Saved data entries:
↓↓↓
+    float dy[HBP_ROWS][V], xh[HBP_ROWS][V];
+#pragma unroll
+    for (int j = 0; j < HBP_ROWS; ++j) {
+      const int b = min(b0 + j, B - 1);
+      hbp_load<V>(ws_dyn + (size_t)b * D + d, dy[j]);
+      hbp_load<V>(ws_xhat + (size_t)b * D + d, xh[j]);
+    }
+#pragma unroll
+    for (int j = 0; j < HBP_ROWS; ++j)
+      if (b0 + j < B) {
+#pragma unroll
+        for (int e = 0; e < V; ++e) { sa[e] += dy[j][e] * xh[j][e]; sb[e] += dy[j][e]; }
+      }
+  } else if (item < nitems) {
+    const int k0 = (item - nG) * V;
+    float w[HBP_ROWS][V];
+#pragma unroll
+    for (int j = 0; j < HBP_ROWS; ++j)
+#pragma unroll
+      for (int e = 0; e < V; ++e) w[j][e] = (b0 + j < B && k0 + e < Cn) ? dlogits[(size_t)(b0 + j) * Cn + k0 + e] : 0.f;
+#pragma unroll
+    for (int j = 0; j < HBP_ROWS; ++j)
+#pragma unroll
+      for (int e = 0; e < V; ++e) sa[e] += w[j][e];
+  }
+#pragma unroll
+  for (int e = 0; e < V; ++e) { red[0][wave][lane * V + e] = sa[e]; red[1][wave][lane * V + e] = sb[e]; }
+  __syncthreads();
+  if ((int)threadIdx.x < 64 * V) {
+    const int i = threadIdx.x, it = bx * 64 + i / V, e = i % V;
+    const float ta = (red[0][0][i] + red[0][1][i]) + (red[0][2][i] + red[0][3][i]);
+    if (it < nW) {
+      atomicAdd(dWh + (size_t)it * V + e, ta);
+    } else if (it < nG) {
+      atomicAdd(dgamma + (it - nW) * V + e, ta);
+      atomicAdd(dbeta + (it - nW) * V + e, (red[1][0][i] + red[1][1][i]) + (red[1][2][i] + red[1][3][i]));
+    } else if (it < nitems && (it - nG) * V + e < Cn) {
+      atomicAdd(dbh + (it - nG) * V + e, ta);
+    }
+  }
+}
+static inline bool aligned16(const void* p) { return ((unsigned long long)p & 15) == 0; }
+static void head_bwd_params_launch(const float* dlogits, const float* ws_yn, const float* ws_dyn, const float* ws_xhat,
+                                   float* dWh, float* dbh, float* dgamma, float* dbeta, int B, int D, int Cn,
+                                   const float* per_image, float* out2, float* metric_acc, float* hp_tick, hipStream_t st) {
+  const bool vec = D % 4 == 0 && aligned16(ws_yn) && aligned16(ws_dyn) && aligned16(ws_xhat);
+  const int V = vec ? 4 : 1;
+  const int nitems = Cn * (D / V) + D / V + (Cn + V - 1) / V;
+  const int nx = (nitems + 63) / 64, ny = (B + 4 * HBP_ROWS - 1) / (4 * HBP_ROWS);
+  const dim3 grid(nx * ny + ((per_image != nullptr || hp_tick != nullptr) ? 1 : 0));
+  if (vec)
+    hipLaunchKernelGGL(head_bwd_params_kernel<4>, grid, dim3(256), 0, st, dlogits, ws_yn, ws_dyn, ws_xhat, dWh, dbh, dgamma,
+                       dbeta, B, D, Cn, nx, ny, per_image, out2, metric_acc, hp_tick);
+  else
+    hipLaunchKernelGGL(head_bwd_params_kernel<1>, grid, dim3(256), 0, st, dlogits, ws_yn, ws_dyn, ws_xhat, dWh, dbh, dgamma,
+                       dbeta, B, D, Cn, nx, ny, per_image, out2, metric_acc, hp_tick);
 }
 
 template <typename T>
@@ -609,6 +688,52 @@
   }
   if (n == 0) atomicAdd(dcls + d, s);
   else if (dape) atomicAdd(dape + (size_t)(n - 1) * D + d, s);
+}
+constexpr int EB_ROWS = 8;
+template <typename T>
+__global__ __launch_bounds__(256, 4) void embed_bwd_vec_kernel(const T* __restrict__ dtok, float* dcls, float* dape,
+                                                            T* __restrict__ dpatch, int B, int Ntok, int D) {
+  constexpr int E = CH<T>::n;
+  __shared__ float red[4][64 * E];
+  const int lane = threadIdx.x & 63, wave = threadIdx.x >> 6;
+  const int rowlen = Ntok * D;
+  const int f = (blockIdx.x * 64 + lane) * E;
+  const bool okq = f < rowlen;
+  const int n = okq ? f / D : 0, d = okq ? f % D : 0;
+  const int b0 = blockIdx.y * (4 * EB_ROWS) + wave * EB_ROWS;
+  Chunk16 v[EB_ROWS];
+#pragma unroll
+  for (int j = 0; j < EB_ROWS; ++j) {
+    v[j] = Chunk16{0u, 0u, 0u, 0u};
+    if (okq && b0 + j < B) v[j] = *reinterpret_cast<const Chunk16*>(dtok + (size_t)(b0 + j) * rowlen + f);
+  }
+  if (okq && n >= 1) {
+#pragma unroll
+    for (int j = 0; j < EB_ROWS; ++j)
+      if (b0 + j < B)
+        *reinterpret_cast<Chunk16*>(dpatch + ((size_t)(b0 + j) * (Ntok - 1) + n - 1) * D + d) = v[j];
+  }
+  float s[E];
+#pragma unroll
+  for (int e = 0; e < E; ++e) s[e] = 0.f;
+#pragma unroll
+  for (int j = 0; j < EB_ROWS; ++j) {
+    float t[E];
+    chunk_to_f32<T>(v[j], t);
+#pragma unroll
+    for (int e = 0; e < E; ++e) s[e] += t[e];
+  }
+#pragma unroll
+  for (int e = 0; e < E; ++e) red[wave][lane * E + e] = s[e];
+  __syncthreads();
+  for (int i = threadIdx.x; i < 64 * E; i += 256) {
+    const int g = blockIdx.x * 64 * E + i;
+    if (g < rowlen) {
+      const float t = (red[0][i] + red[1][i]) + (red[2][i] + red[3][i]);
+      if (g < D) atomicAdd(dcls + g, t);
+      else if (dape) atomicAdd(dape + (g - D), t);
+    }
+  }
 }
 
 __global__ void adamw_tick_kernel(float* hp) {
@@ -719,16 +844,18 @@
       if ((int)blockIdx.x >= desc[i].tile0) d = i;
   }
   const ShadowDesc ds = desc[d];
+  const int tx = threadIdx.x & 31, ty = threadIdx.x >> 5;
   const int t = blockIdx.x - ds.tile0;
   const int tc = (ds.C + 31) / 32;
   const int r0 = (t / tc) * 32, c0 = (t % tc) * 32;
   const float* src = flat + ds.src_off;
-  const int tx = threadIdx.x & 31, ty = threadIdx.x >> 5;
   for (int i = ty; i < 32; i += 8) {
     const int r = r0 + i, c = c0 + tx;
     tile[i][tx] = (r < ds.R && c < ds.C) ? src[(size_t)r * ds.C + c] : 0.f;
   }
   __syncthreads();
+  const bool whole = ds.R % 32 == 0 && ds.C % 32 == 0;
+  const int dd = threadIdx.x * 4, frag = dd >> 9, within = dd & 511, l = within >> 3, e0 = within & 7;
   auto emit = [&](int kind, T* dst, int hd) {
     if (kind == 0) {
       for (int i = ty; i < 32; i += 8) {
@@ -738,13 +865,21 @@
     } else if (kind == 6) {
       const int D = ds.C, S = D / 16;
       const float qs = 1.4426950408889634f * rsqrtf((float)hd);
-      for (int i = ty; i < 32; i += 8) {
-        const int r = r0 + i, c = c0 + tx;
-        if (r < ds.R && c < ds.C) {
-          const int mat = r / D, rr = r % D, h = rr / 32, f = rr % 32;
-          const int sidx = c / 16, hh = (c % 16) / 8, e = c % 8;
-          const size_t blk = ((size_t)(h * 3 + mat) * S + sidx);
-          dst[(blk * 64 + f + 32 * hh) * 8 + e] = from_f32<T>(tile[i][tx] * (mat == 0 ? qs : 1.0f));
+      if (whole && D % 32 == 0) {
+        const int mat = r0 / D, h = (r0 % D) / 32, f = l & 31, hh = l >> 5;
+        const float sc = mat == 0 ? qs : 1.0f;
+        const size_t blk = ((size_t)(h * 3 + mat) * S + c0 / 16 + frag);
+        const float* sp = &tile[f][16 * frag + 8 * hh + e0];
+        st4(dst + blk * 512 + within, sp[0] * sc, sp[1] * sc, sp[2] * sc, sp[3] * sc);
+      } else {
+        for (int i = ty; i < 32; i += 8) {
+          const int r = r0 + i, c = c0 + tx;
+          if (r < ds.R && c < ds.C) {
+            const int mat = r / D, rr = r % D, h = rr / 32, f = rr % 32;
+            const int sidx = c / 16, hh = (c % 16) / 8, e = c % 8;
+            const size_t blk = ((size_t)(h * 3 + mat) * S + sidx);
+            dst[(blk * 64 + f + 32 * hh) * 8 + e] = from_f32<T>(tile[i][tx] * (mat == 0 ? qs : 1.0f));
+          }
         }
       }
     } else if (kind >= 2) {
@@ -753,28 +888,35 @@
       const int p0 = tr ? c0 : r0, k0 = tr ? r0 : c0;
       const int kch = hd, KSC = kch / 32, NTr = PR / 16;
       const int kc = k0 / kch, ks = (k0 % kch) / 32;
-      const int dd = threadIdx.x * 4, frag = dd >> 9, within = dd & 511, l = within >> 3, e0 = within & 7;
       const int nt = p0 / 16 + frag, cc = l & 15, g = l >> 4;
       if (16 * nt < PR) {
-        float v[4];
+        float w[4];
 #pragma unroll
         for (int j = 0; j < 4; ++j) {
           const int e = e0 + j;
           const int k = phi ? (e < 4 ? 4 * g + e : 16 + 4 * g + e - 4) : 8 * g + e;
-          v[j] = tr ? tile[k][16 * frag + cc] : tile[16 * frag + cc][k];
+          w[j] = tr ? tile[k][16 * frag + cc] : tile[16 * frag + cc][k];
         }
         const size_t blk = ((size_t)kc * NTr + nt) * KSC + ks;
-        st4(dst + blk * 512 + within, v[0], v[1], v[2], v[3]);
+        st4(dst + blk * 512 + within, w[0], w[1], w[2], w[3]);
       }
     } else {
       const int D = ds.C, HD = hd, NT = HD / 16, KS = D / 32;
-      for (int i = ty; i < 32; i += 8) {
-        const int r = r0 + i, c = c0 + tx;
-        if (r < ds.R && c < ds.C) {
-          const int mat = r / D, rr = r % D, h = rr / HD, nt = (rr % HD) / 16, cc = rr % 16;
-          const int ks = c / 32, g = (c % 32) / 8, e = c % 8;
-          const size_t blk = (((size_t)(h * 3 + mat) * NT + nt) * KS + ks);
-          dst[(blk * 64 + 16 * g + cc) * 8 + e] = from_f32<T>(tile[i][tx]);
+      if (whole && HD % 16 == 0) {
+        const int r = r0 + 16 * frag, mat = r / D, rr = r % D, h = rr / HD, nt = (rr % HD) / 16;
+        const int cc = l & 15, g = l >> 4;
+        const size_t blk = (((size_t)(h * 3 + mat) * NT + nt) * KS + c0 / 32);
+        const float* sp = &tile[16 * frag + cc][8 * g + e0];
+        st4(dst + blk * 512 + within, sp[0], sp[1], sp[2], sp[3]);
+      } else {
+        for (int i = ty; i < 32; i += 8) {
+          const int r = r0 + i, c = c0 + tx;
+          if (r < ds.R && c < ds.C) {
+            const int mat = r / D, rr = r % D, h = rr / HD, nt = (rr % HD) / 16, cc = rr % 16;
+            const int ks = c / 32, g = (c % 32) / 8, e = c % 8;
+            const size_t blk = (((size_t)(h * 3 + mat) * NT + nt) * KS + ks);
+            dst[(blk * 64 + 16 * g + cc) * 8 + e] = from_f32<T>(tile[i][tx]);
+          }
         }
       }
     }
↑↑↑
Problem requirements:
Among the entries above, locate the lines containing "if (16 * nt" and "v[j] = tr ? tile[k][16", and transcribe exactly those two lines and all lines between.

Answer space:
       if (16 * nt < PR) {
-        float v[4];
+        float w[4];
 #pragma unroll
         for (int j = 0; j < 4; ++j) {
           const int e = e0 + j;
           const int k = phi ? (e < 4 ? 4 * g + e : 16 + 4 * g + e - 4) : 8 * g + e;
-          v[j] = tr ? tile[k][16 * frag + cc] : tile[16 * frag + cc][k];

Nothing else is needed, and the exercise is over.